[Stored items]
# # # # # # #

template <class CA, class CB> struct XcdTables {
  static constexpr bool SHARED = CA::N == CB::N && CA::R0 == CB::R0 && CA::R1 == CB::R1 && CA::R2 == CB::R2;
  static constexpr int ELEMS = CA::TW_ELEMS + (SHARED ? 0 : CB::TW_ELEMS);
};

template <class CA, class CB, bool VIEW = false>
__global__ void __launch_bounds__(CA::THREADS) fft_xcd_fused_kernel(const XcdFusedArgs f) {
  static_assert(CA::THREADS == CB::THREADS, "both passes run in the same workgroup");
  static_assert(CA::IN_COL && CA::OUT_COL && !CB::IN_COL, "PASS_A, then PASS_B (four-step) or ROW (two-dimensional)");
  constexpr bool TWO_D = !CB::OUT_COL;
  MI_SMEM_DECL(smem);
  cf* lds = reinterpret_cast<cf*>(smem);
  constexpr int DATA = CA::DATA_ELEMS > CB::DATA_ELEMS ? CA::DATA_ELEMS : CB::DATA_ELEMS;
  using TB = XcdTables<CA, CB>;
  cf* tw_a = lds + DATA;
  cf* tw_b = TB::SHARED ? tw_a : tw_a + CA::TW_ELEMS;
  unsigned* s_words = reinterpret_cast<unsigned*>(tw_a + TB::ELEMS);
  const int t = threadIdx.x;
  for (int i = t; i < CA::TW_ELEMS; i += CA::THREADS) tw_a[i] = f.tw_a[i];
  if constexpr (!TB::SHARED) { for (int i = t; i < CB::TW_ELEMS; i += CA::THREADS) tw_b[i] = f.tw_b[i]; }

  if (f.solo) {
    if (t == 0) { s_words[0] = blockIdx.x; s_words[1] = 0; s_words[2] = 1; s_words[3] = 1; s_words[4] = blockIdx.x; s_words[5] = gridDim.x; }
    __syncthreads();
  } else if (!xcd_register(f.ctl, f.split, f.spin_limit, f.sticky_error, s_words)) return;
  const unsigned gslot = s_words[0], rank = s_words[1], gsize = s_words[2], gidx = s_words[4], groups = s_words[5];

  const long long N1 = CA::N, N2 = CB::N;
  LineArgs aa{}, ab{};
  aa.tw = f.tw_a; aa.num_tiles = N2 / CA::T; aa.num_lines = N2;
  aa.in_S = N2; aa.in_outer_stride = f.N; aa.out_S = N2; aa.out_outer_stride = f.N; aa.scale = 1.0f; aa.fs_group = 1;
  ab.tw = f.tw_b; ab.num_tiles = N1 / CB::T; ab.num_lines = N1;
  ab.in_S = 1; ab.in_outer_stride = N2; ab.out_S = TWO_D ? 1 : N1; ab.out_outer_stride = TWO_D ? N2 : f.N; ab.scale = f.scale; ab.fs_group = N1;
  if constexpr (VIEW) {
    static_assert(!TWO_D && CB::NSTAGES >= 2 && CB::NSTAGES <= 3, "rank-1 views of four-step lines");
    aa.v_in_lo = f.v_in_lo; aa.v_in_hi = f.v_in_hi; ab.v_out_lo = f.v_out_lo; ab.v_out_hi = f.v_out_hi; ab.v_zlo = f.v_zlo; ab.v_zhi = f.v_zhi;
  }
  const bool two_slots = f.slots != 1u && !f.solo;
  cf* const W0 = f.wslots + (size_t)((two_slots ? 2u : 1u) * gslot) * (size_t)f.N;
  unsigned k = 0;
  for (long long tr = gidx; tr < f.num_transforms; tr += groups, ++k) {
    cf* const W = W0 + (size_t)(two_slots ? (k & 1u) : 0u) * (size_t)f.N;
    aa.in = f.in + tr * f.in_pitch; aa.out = W;
    for (long long i = 0;; ++i) {
      const long long tile = xcd_tile<CA>(i, rank, gsize);
      if (tile - (i % PairOf<CA>::C) >= aa.num_tiles) break;
      if (tile >= aa.num_tiles) continue;
      cf v[CA::E];
      stage_read<CA, 0, PairOf<CA>::NT && !VIEW, VIEW>(v, aa, tile, t, lds);
      stage_compute_write<CA, 0>(v, aa, tile, t, lds, tw_a, nullptr);
      if constexpr (CA::NSTAGES >= 2) {
        __syncthreads();
        stage_read<CA, 1>(v, aa, tile, t, lds);
        __syncthreads();
        stage_compute_write<CA, 1, MI355_XCD_W_NT_ST != 0>(v, aa, tile, t, lds, tw_a, nullptr);
      }
      if constexpr (CA::NSTAGES == 3) {
        __syncthreads();
        stage_read<CA, 2>(v, aa, tile, t, lds);
        __syncthreads();
        stage_compute_write<CA, 2, MI355_XCD_W_NT_ST != 0>(v, aa, tile, t, lds, tw_a, nullptr);
      }
      __syncthreads();
    }
    if (f.solo) xcd_local_handoff();
    else {
      xcd_arrive(&f.ctl->bar[gslot][0]);
      if (!xcd_wait(&f.ctl->bar[gslot][0], (k + 1u) * gsize, f.spin_limit, f.sticky_error, &s_words[6])) return;
    }
    ab.in = W; ab.out = f.out + tr * f.out_pitch;
    for (long long i = 0;; ++i) {
      const long long tile = xcd_tile<CB>(i, rank, gsize);
      if (tile - (i % PairOf<CB>::C) >= ab.num_tiles) break;
      if (tile >= ab.num_tiles) continue;
      cf v[CB::E];
      stage_read<CB, 0, MI355_XCD_W_NT_LD != 0>(v, ab, tile, t, lds);
      if constexpr (!TWO_D) {
        int line, u; thread_map<CB, 0>(t, line, u);
        fourstep_apply_chain<CB>(v, f, (unsigned)(tile * CB::T + line), u);
      }
      stage_compute_write<CB, 0, PairOf<CB>::NT>(v, ab, tile, t, lds, tw_b, nullptr);
      if constexpr (CB::NSTAGES >= 2) {
        __syncthreads();
        stage_read<CB, 1>(v, ab, tile, t, lds);
        __syncthreads();
        stage_compute_write<CB, 1, PairOf<CB>::NT, false, false, VIEW && CB::NSTAGES == 2>(v, ab, tile, t, lds, tw_b, nullptr);
      }
      if constexpr (CB::NSTAGES == 3) {
        __syncthreads();
        stage_read<CB, 2>(v, ab, tile, t, lds);
        __syncthreads();
        stage_compute_write<CB, 2, PairOf<CB>::NT, false, false, VIEW>(v, ab, tile, t, lds, tw_b, nullptr);
      }
      __syncthreads();
    }
    if (f.solo) __syncthreads();
    else if (!two_slots) {
      xcd_arrive(&f.ctl->bar[gslot][1]);
      if (!xcd_wait(&f.ctl->bar[gslot][1], (k + 1u) * gsize, f.spin_limit, f.sticky_error, &s_words[6])) return;
    }
  }
}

# # # # # # #

An exact copy of the data is needed, running from its first line through the line that holds "passes run in", and nothing beyond that.

template <class CA, class CB> struct XcdTables {
  static constexpr bool SHARED = CA::N == CB::N && CA::R0 == CB::R0 && CA::R1 == CB::R1 && CA::R2 == CB::R2;
  static constexpr int ELEMS = CA::TW_ELEMS + (SHARED ? 0 : CB::TW_ELEMS);
};

template <class CA, class CB, bool VIEW = false>
__global__ void __launch_bounds__(CA::THREADS) fft_xcd_fused_kernel(const XcdFusedArgs f) {
  static_assert(CA::THREADS == CB::THREADS, "both passes run in the same workgroup");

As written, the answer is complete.